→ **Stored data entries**
•••
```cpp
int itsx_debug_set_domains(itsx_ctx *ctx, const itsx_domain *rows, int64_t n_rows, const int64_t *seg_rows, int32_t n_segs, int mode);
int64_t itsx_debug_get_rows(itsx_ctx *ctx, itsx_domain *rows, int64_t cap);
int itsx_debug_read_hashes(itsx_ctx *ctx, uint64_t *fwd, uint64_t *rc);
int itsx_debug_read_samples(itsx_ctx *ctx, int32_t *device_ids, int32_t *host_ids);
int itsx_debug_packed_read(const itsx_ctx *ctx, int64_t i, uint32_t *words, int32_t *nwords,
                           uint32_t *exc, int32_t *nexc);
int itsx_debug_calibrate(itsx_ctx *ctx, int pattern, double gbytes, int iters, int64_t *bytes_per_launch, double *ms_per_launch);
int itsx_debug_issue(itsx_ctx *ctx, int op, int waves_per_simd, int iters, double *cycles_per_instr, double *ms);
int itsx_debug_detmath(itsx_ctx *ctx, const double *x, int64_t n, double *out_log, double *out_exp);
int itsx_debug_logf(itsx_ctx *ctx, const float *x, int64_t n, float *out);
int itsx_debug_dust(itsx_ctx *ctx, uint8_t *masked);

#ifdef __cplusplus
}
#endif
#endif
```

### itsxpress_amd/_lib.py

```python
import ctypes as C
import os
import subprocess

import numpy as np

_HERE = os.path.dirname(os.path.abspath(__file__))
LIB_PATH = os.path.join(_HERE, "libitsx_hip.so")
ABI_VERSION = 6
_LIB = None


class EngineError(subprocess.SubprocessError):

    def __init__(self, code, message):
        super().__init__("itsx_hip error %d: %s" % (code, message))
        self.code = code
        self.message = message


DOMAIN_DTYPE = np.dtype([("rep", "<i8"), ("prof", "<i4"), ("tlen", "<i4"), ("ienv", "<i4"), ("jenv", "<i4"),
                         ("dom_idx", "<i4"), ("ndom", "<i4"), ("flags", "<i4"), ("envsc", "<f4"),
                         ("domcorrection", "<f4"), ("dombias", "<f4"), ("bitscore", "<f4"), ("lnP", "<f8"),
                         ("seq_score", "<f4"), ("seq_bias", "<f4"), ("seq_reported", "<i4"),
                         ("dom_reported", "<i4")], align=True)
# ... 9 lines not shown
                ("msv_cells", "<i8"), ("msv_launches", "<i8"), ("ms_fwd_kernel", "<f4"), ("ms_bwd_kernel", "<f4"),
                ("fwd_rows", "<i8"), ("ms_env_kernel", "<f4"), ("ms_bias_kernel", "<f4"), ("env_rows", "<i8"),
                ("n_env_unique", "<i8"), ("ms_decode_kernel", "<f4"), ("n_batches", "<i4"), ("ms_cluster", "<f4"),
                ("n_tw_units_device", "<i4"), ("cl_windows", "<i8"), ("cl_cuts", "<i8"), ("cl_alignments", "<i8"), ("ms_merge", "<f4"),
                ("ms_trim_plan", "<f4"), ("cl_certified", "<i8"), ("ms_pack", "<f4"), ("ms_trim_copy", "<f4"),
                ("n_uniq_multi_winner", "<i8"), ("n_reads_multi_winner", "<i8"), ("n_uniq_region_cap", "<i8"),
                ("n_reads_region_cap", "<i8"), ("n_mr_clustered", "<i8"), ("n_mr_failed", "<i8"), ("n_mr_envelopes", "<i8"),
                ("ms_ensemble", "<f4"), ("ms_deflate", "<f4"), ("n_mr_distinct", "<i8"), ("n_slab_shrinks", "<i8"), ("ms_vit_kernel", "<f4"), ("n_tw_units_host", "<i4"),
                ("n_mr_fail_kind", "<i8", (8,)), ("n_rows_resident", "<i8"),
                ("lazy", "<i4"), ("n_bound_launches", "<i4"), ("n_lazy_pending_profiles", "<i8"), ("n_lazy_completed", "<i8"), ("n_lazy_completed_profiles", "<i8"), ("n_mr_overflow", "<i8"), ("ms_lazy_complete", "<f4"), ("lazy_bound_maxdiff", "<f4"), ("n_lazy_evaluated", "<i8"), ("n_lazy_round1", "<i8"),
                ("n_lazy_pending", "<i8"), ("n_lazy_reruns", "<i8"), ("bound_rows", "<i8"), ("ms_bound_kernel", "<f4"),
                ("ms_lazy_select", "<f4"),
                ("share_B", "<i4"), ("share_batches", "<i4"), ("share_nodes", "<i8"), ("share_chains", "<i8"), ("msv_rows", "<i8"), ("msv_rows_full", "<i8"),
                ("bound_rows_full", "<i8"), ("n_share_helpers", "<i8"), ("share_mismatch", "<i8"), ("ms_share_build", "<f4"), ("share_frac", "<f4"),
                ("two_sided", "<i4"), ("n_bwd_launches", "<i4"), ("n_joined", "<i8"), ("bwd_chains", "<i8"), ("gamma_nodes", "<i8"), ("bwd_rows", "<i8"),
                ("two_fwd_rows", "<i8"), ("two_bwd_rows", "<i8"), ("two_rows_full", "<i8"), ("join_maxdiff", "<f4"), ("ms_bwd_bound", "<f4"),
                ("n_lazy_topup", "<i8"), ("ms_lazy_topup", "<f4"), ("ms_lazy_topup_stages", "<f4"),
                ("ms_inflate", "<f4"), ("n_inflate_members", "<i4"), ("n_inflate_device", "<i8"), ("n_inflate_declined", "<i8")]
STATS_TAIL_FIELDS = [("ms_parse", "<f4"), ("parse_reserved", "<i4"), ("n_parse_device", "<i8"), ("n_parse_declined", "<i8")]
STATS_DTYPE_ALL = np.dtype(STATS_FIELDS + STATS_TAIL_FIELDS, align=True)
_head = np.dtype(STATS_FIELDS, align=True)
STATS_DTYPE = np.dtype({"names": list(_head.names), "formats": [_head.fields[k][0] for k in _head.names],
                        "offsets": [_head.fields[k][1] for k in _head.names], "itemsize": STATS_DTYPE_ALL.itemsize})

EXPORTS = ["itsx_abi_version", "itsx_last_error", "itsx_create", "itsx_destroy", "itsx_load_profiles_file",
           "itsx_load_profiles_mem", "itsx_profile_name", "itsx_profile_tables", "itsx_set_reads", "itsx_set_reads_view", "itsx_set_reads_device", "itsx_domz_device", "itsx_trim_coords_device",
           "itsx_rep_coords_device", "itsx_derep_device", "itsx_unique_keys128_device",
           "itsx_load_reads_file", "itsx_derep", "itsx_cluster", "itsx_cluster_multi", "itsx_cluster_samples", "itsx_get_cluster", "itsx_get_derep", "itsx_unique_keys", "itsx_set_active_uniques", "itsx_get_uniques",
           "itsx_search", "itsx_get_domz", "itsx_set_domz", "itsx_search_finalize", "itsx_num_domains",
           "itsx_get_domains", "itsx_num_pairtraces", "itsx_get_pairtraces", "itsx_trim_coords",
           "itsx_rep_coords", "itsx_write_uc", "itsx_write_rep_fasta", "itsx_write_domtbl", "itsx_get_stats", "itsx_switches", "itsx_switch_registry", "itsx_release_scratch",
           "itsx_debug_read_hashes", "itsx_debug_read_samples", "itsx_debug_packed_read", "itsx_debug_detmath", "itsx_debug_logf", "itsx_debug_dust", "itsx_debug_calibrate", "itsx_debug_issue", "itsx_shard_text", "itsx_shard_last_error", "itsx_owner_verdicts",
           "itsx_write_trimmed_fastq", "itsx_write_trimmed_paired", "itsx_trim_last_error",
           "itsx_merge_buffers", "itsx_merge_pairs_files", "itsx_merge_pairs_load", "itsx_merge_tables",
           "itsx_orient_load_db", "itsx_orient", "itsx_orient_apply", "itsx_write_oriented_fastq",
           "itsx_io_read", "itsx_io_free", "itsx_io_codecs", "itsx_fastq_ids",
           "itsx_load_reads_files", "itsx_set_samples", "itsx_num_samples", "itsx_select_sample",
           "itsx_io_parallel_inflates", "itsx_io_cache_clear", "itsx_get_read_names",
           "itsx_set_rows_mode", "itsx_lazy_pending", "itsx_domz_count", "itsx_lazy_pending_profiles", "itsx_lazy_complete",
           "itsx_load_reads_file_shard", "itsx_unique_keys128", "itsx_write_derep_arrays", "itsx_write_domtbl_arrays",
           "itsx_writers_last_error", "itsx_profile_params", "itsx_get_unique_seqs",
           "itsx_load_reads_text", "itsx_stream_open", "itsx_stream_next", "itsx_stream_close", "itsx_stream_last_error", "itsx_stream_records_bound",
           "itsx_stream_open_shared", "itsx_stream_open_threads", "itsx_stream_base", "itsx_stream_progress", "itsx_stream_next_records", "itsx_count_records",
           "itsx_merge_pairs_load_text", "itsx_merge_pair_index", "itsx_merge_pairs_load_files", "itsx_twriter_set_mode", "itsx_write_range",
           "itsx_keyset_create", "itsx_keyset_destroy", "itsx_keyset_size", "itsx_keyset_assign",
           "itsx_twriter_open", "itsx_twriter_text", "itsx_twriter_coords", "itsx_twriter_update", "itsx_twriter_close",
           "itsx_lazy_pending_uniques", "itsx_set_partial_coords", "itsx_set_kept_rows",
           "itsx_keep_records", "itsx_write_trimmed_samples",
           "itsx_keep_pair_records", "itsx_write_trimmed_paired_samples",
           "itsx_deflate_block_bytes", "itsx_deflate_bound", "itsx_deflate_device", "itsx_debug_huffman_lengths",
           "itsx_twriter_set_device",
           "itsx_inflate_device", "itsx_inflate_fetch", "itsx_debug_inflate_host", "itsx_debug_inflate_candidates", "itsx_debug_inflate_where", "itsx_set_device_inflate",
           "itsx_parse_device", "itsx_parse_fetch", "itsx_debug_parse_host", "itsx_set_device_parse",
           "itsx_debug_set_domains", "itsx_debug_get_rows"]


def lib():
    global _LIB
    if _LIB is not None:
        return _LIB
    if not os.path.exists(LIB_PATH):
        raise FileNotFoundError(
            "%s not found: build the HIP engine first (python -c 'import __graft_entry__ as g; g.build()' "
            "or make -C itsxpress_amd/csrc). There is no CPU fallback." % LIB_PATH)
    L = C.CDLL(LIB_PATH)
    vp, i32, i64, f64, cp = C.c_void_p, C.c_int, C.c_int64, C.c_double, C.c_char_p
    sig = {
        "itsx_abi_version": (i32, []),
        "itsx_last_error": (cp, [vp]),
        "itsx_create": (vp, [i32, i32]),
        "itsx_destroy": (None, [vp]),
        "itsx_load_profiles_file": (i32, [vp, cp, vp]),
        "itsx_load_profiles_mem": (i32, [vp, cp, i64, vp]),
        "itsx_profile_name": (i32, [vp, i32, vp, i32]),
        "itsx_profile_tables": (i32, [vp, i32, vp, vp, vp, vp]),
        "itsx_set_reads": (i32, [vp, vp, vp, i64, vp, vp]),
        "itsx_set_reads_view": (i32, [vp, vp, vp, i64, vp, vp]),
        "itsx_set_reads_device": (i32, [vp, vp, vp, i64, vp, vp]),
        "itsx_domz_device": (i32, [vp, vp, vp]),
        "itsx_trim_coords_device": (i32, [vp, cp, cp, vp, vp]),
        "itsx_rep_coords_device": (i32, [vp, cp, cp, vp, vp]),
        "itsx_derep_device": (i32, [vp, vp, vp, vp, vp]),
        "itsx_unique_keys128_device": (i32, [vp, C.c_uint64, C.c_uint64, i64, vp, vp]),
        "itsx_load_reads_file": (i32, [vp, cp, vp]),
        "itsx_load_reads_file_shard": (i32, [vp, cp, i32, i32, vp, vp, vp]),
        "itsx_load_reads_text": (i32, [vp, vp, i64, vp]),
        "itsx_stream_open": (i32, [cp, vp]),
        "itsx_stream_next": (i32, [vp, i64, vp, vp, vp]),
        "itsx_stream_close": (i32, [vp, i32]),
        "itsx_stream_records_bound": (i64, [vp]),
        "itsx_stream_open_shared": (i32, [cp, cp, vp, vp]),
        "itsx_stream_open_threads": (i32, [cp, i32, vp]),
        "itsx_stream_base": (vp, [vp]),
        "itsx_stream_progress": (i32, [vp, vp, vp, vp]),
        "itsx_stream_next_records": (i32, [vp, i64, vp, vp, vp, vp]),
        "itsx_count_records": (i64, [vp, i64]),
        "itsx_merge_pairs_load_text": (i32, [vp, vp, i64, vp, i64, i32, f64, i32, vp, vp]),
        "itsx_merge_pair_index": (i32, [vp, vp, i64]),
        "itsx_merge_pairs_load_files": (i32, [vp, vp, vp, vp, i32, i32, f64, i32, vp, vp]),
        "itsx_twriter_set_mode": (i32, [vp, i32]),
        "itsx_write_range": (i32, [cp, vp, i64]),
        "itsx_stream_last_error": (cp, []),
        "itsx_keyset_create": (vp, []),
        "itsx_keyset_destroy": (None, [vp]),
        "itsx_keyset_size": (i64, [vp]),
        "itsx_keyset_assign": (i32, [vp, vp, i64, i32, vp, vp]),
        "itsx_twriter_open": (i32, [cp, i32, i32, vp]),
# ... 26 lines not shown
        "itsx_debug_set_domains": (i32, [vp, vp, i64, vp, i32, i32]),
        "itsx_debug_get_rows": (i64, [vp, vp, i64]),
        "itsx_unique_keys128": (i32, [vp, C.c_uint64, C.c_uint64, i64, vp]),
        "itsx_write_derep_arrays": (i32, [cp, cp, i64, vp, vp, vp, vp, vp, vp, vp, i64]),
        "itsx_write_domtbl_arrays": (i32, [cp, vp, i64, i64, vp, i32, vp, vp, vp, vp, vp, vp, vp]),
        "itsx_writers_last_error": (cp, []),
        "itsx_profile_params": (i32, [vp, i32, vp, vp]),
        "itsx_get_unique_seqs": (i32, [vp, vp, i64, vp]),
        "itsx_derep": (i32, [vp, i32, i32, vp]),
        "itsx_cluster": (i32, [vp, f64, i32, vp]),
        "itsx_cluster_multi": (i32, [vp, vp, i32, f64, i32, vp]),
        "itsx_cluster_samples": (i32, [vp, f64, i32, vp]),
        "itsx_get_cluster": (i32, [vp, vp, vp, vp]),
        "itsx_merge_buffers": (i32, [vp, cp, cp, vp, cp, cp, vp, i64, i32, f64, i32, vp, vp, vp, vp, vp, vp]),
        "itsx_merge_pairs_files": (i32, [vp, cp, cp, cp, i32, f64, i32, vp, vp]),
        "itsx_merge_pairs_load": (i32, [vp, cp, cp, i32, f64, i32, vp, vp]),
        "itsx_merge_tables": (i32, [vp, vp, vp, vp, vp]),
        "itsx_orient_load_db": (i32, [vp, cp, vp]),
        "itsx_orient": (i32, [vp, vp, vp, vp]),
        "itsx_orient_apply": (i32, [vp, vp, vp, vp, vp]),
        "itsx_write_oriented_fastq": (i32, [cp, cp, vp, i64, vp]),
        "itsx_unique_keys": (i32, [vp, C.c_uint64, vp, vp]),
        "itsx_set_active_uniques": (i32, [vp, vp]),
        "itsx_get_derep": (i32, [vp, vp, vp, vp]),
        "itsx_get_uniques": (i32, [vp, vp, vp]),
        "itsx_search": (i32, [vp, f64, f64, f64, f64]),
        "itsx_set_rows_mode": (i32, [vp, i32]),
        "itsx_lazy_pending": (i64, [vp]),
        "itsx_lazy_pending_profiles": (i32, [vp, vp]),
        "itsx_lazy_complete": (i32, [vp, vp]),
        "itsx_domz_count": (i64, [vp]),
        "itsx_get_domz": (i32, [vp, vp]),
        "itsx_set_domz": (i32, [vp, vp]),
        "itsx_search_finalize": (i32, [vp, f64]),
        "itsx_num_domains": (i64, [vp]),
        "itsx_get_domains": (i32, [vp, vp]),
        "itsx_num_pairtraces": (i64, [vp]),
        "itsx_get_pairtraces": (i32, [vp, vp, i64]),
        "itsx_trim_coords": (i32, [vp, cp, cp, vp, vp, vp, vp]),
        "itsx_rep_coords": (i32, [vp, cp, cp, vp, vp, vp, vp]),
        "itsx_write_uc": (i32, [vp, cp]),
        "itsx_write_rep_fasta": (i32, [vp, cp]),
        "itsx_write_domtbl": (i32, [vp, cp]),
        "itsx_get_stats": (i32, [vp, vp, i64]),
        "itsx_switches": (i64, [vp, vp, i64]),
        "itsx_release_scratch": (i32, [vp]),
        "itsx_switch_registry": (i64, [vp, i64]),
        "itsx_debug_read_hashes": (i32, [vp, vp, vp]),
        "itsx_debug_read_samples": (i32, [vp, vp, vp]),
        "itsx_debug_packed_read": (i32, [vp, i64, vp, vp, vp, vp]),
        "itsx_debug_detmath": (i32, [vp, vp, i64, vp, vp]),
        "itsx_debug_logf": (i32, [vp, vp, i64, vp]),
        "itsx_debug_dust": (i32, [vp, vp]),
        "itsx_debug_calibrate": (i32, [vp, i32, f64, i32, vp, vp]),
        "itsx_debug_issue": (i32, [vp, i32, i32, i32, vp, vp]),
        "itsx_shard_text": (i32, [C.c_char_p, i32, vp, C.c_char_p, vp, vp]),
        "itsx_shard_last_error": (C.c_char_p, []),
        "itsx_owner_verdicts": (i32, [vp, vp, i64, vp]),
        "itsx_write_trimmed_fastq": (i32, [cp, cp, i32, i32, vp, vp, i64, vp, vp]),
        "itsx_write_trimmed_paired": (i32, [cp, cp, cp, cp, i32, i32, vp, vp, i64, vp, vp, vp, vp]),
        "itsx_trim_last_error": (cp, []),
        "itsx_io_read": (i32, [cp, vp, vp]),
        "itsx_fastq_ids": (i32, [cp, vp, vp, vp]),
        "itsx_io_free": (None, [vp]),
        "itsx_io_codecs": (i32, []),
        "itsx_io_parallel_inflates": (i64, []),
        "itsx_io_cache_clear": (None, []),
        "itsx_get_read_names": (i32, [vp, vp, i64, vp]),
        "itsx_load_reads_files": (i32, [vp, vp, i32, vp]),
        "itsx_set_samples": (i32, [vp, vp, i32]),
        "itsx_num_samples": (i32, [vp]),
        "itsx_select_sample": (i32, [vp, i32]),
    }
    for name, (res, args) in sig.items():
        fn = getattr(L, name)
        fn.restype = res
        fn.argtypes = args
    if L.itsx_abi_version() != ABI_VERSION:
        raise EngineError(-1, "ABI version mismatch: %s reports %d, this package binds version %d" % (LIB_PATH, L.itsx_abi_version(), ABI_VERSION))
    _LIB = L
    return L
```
•••
→ **Exercise instructions**
Please copy each line of the records above in which the word "import" can be found.

→ **Your response**
import ctypes as C
import os
import subprocess
import numpy as np
            "%s not found: build the HIP engine first (python -c 'import __graft_entry__ as g; g.build()' "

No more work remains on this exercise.